Polymorphic Collections

list[Animal] saved with subclass instances — Dog, Cat — round-trips with subclass identity preserved. The per-element envelope’s object name drives class lookup at load time:

@dataclass
class Animal(Versionable, version=1, hash="..."):
    name: str

@dataclass
class Dog(Animal, version=1, hash="..."):
    breed: str

@dataclass
class Cat(Animal, version=1, hash="..."):
    indoor: bool

@dataclass
class Zoo(Versionable, version=1, hash="..."):
    animals: list[Animal]

zoo = Zoo(animals=[Dog(name="Rex", breed="lab"), Cat(name="Whiskers", indoor=True)])
versionable.save(zoo, "zoo.json")

loaded = versionable.load(Zoo, "zoo.json")
assert isinstance(loaded.animals[0], Dog)  # subclass preserved
assert loaded.animals[0].breed == "lab"

The resolver looks the per-element object name up in the global registry (the same one used by loadDynamic). Two error cases:

  • Unknown name. The file’s object is not in the registry → BackendError. Common cause: the class was deleted or renamed without old_names.

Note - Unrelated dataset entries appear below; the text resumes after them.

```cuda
__device__ __forceinline__ int centre_out(int a) { return (a & 1) ? -((a + 1) >> 1) : (a >> 1); }
struct RowRuns { uint32_t j1, e1, j2, e2; };
__device__ __forceinline__ bool row_occupied(const Grid &g, size_t base, int xa, int xb) {
    if (xb - xa >= 32) return true;
    const size_t b = base + (size_t)xa;
#if PCC_COMPACT_TABLE
    const uint32_t w0 = __ldg(&g.occ2[b >> 5].x), w1 = __ldg(&g.occ2[(b >> 5) + 1].x);
#else
    const uint32_t w0 = __ldg(g.occ + (b >> 5)), w1 = __ldg(g.occ + (b >> 5) + 1);
#endif
    const uint32_t bits = __funnelshift_r(w0, w1, (uint32_t)(b & 31));
    const int len = xb - xa + 1;
    return (bits & (len == 32 ? 0xffffffffu : ((1u << len) - 1u))) != 0u;
}
__device__ __forceinline__ RowRuns row_runs(const Grid &g, const QueryCell &c, int Rin, int Rout, float tau_u, int az, int ay) {
    RowRuns r; r.j1 = r.e1 = r.j2 = r.e2 = 0;
    const int dz = centre_out(az), z = c.cz + dz, dy = centre_out(ay), y = c.cy + dy;
    if (z < 0 || z >= g.nz || y < 0 || y >= g.ny) return r;
    const float gz = fmaxf(fmaxf((float)z - c.uz, c.uz - (float)(z + 1)) - 2e-3f, 0.f);
    const float gy = fmaxf(fmaxf((float)y - c.uy, c.uy - (float)(y + 1)) - 2e-3f, 0.f);
    const float D = gy * gy + gz * gz;
    if (D > tau_u) return r;
    int xlo = c.cx - Rout, xhi = c.cx + Rout;
    if (tau_u < CUDART_INF_F) {
        const float w = sqrtf(tau_u - D) + 2e-3f;
        xlo = max(xlo, (int)floorf(c.ux - w)); xhi = min(xhi, (int)floorf(c.ux + w));
    }
    xlo = max(xlo, 0); xhi = min(xhi, g.nx - 1);
    const size_t base = ((size_t)z * g.ny + y) * g.nx;
    const bool probe = Rin >= 0;
    if (max(abs(dz), abs(dy)) > Rin) {
        if (xlo <= xhi && (!probe || row_occupied(g, base, xlo, xhi))) { r.j1 = cell_begin(g, base + xlo); r.e1 = cell_begin(g, base + xhi + 1); }
    } else {
        const int xl = min(xhi, c.cx - Rin - 1);
        if (xlo <= xl && row_occupied(g, base, xlo, xl)) { r.j1 = cell_begin(g, base + xlo); r.e1 = cell_begin(g, base + xl + 1); }
        const int xr = max(xlo, c.cx + Rin + 1);
        if (xr <= xhi && row_occupied(g, base, xr, xhi)) { r.j2 = cell_begin(g, base + xr); r.e2 = cell_begin(g, base + xhi + 1); }
    }
    return r;
}
template <class T, class F>
__device__ __forceinline__ void scan_progressive(const Grid &g, const QueryCell &c, int Rin, int Rout, T &&tau_now, F &&f) {
    const int n1 = 2 * Rout + 1;
    int az = 0, ay = 0;
    RowRuns nxt = row_runs(g, c, Rin, Rout, tau_now(), 0, 0);
    for (;;) {
        const RowRuns cur = nxt;
        if (++ay == n1) { ay = 0; ++az; }
        const bool more = az < n1;
        if (more) nxt = row_runs(g, c, Rin, Rout, tau_now(), az, ay);
        walk_run(g, cur.j1, cur.e1, f);
        walk_run(g, cur.j2, cur.e2, f);
        if (!more) break;
    }
}
template <class F>
__device__ __forceinline__ void scan_clipped(const Grid &g, const QueryCell &c, int Rin, int Rout, float tau_u, F &&f) {
    scan_progressive(g, c, Rin, Rout, [&]() { return tau_u; }, f);
}

struct Nearest1 : group_visitor {
    float x, y, z, bd; uint32_t bidx, bpos;
    __device__ __forceinline__ void init(float qx, float qy, float qz) { x = qx; y = qy; z = qz; bd = CUDART_INF_F; bidx = 0xFFFFFFFFu; bpos = 0; }
    __device__ __forceinline__ bool found() const { return bidx != 0xFFFFFFFFu; }
    __device__ __forceinline__ void take(uint32_t pos, const float4 &r, float d2) {
        const uint32_t ri = __float_as_uint(r.w);
        if (d2 < bd || ri < bidx) { bd = d2; bidx = ri; bpos = pos; }
    }
    __device__ __forceinline__ void operator()(uint32_t pos, const float4 &r) { const float d2 = dist2(x, y, z, r.x, r.y, r.z); if (d2 <= bd) take(pos, r, d2); }
    __device__ __forceinline__ void four(uint32_t j, const float4 &p0, const float4 &p1, const float4 &p2, const float4 &p3) {
        const float d0 = dist2(x, y, z, p0.x, p0.y, p0.z), d1 = dist2(x, y, z, p1.x, p1.y, p1.z), d2 = dist2(x, y, z, p2.x, p2.y, p2.z), d3 = dist2(x, y, z, p3.x, p3.y, p3.z);
        if (fminf(fminf(d0, d1), fminf(d2, d3)) <= bd) {
            if (d0 <= bd) take(j, p0, d0);
            if (d1 <= bd) take(j + 1, p1, d1);
            if (d2 <= bd) take(j + 2, p2, d2);
            if (d3 <= bd) take(j + 3, p3, d3);
        }
    }
// ... 311 lines not shown
```

### pointcloudcomparator_b200/csrc/pcc_internal.h

```cpp
#pragma once
#include <cuda_runtime.h>
#include <stdint.h>
#include <stdio.h>
#include <atomic>
#include <string>

#include "../../include/pcc/search.h"
#include "pcc_device.cuh"

namespace pcc {

extern thread_local std::string g_error;
extern std::atomic<int64_t> g_launches;
int fail(int code, const char *fmt, ...);

#define PCC_CUDA(expr)                                                                                   \
    do {                                                                                                 \
        cudaError_t e__ = (expr);                                                                        \
        if (e__ != cudaSuccess) return pcc::fail(PCC_ERR_CUDA, "%s:%d %s -> %s", __FILE__, __LINE__, #expr, cudaGetErrorString(e__)); \
    } while (0)
#define PCC_TRY(expr)                 \
    do {                              \
        int r__ = (expr);             \
        if (r__ != PCC_OK) return r__; \
    } while (0)
#define PCC_LAUNCHED() (++pcc::g_launches)

struct Buf {
    void *p = nullptr;
    size_t cap = 0;
    int reserve(size_t bytes) {
        if (bytes <= cap) return PCC_OK;
        if (p) cudaFree(p);
        p = nullptr; cap = 0;
        size_t want = bytes + bytes / 8 + 256;
        cudaError_t e = cudaMalloc(&p, want);
        if (e != cudaSuccess) { p = nullptr; return fail(PCC_ERR_CUDA, "cudaMalloc(%zu) -> %s", want, cudaGetErrorString(e)); }
        cap = want;
        return PCC_OK;
    }
    void release() { if (p) cudaFree(p); p = nullptr; cap = 0; }
    template <class T> T *as() const { return (T *)p; }
};

struct GridHost {
    float ox = 0, oy = 0, oz = 0, cell = 1, inv_cell = 1;
    int nx = 1, ny = 1, nz = 1;
    double occupancy = 0;
    double block_fill = 0;
    int64_t n_cells = 1;
};

}
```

  • Wrong subclass. The resolved class is registered but is not a subclass of the declared field type → BackendError. The file is malformed or you’re loading the wrong file.

Both errors identify the nested type and the declared field type so the failure points at the right place.

old_names works across polymorphism, too: rename Dog to Puppy with old_names=["Dog"], and old files with object="Dog" resolve to the new class. Each subclass migrates against its own Migrate chain — Dog’s migration runs for Dog elements, Cat’s for Cat elements.

Limitations

  • Polymorphic dict keys. dict[Animal, X] is rejected at save time with ConverterError. Dict keys serialize via str(k) and can’t carry envelope information; use Animal as a dict value, not a key.

  • register=False polymorphism. Polymorphism resolves the per-element envelope’s object name through the global registry. If a concrete subclass opts out with register=False, the resolver can’t find it: when the saved name differs from the declared field type, load() raises BackendError. The only register=False case that loads cleanly is when the saved name exactly matches the declared field type (i.e. no polymorphism is actually needed). Polymorphism through a base class field requires every concrete subclass to be registered.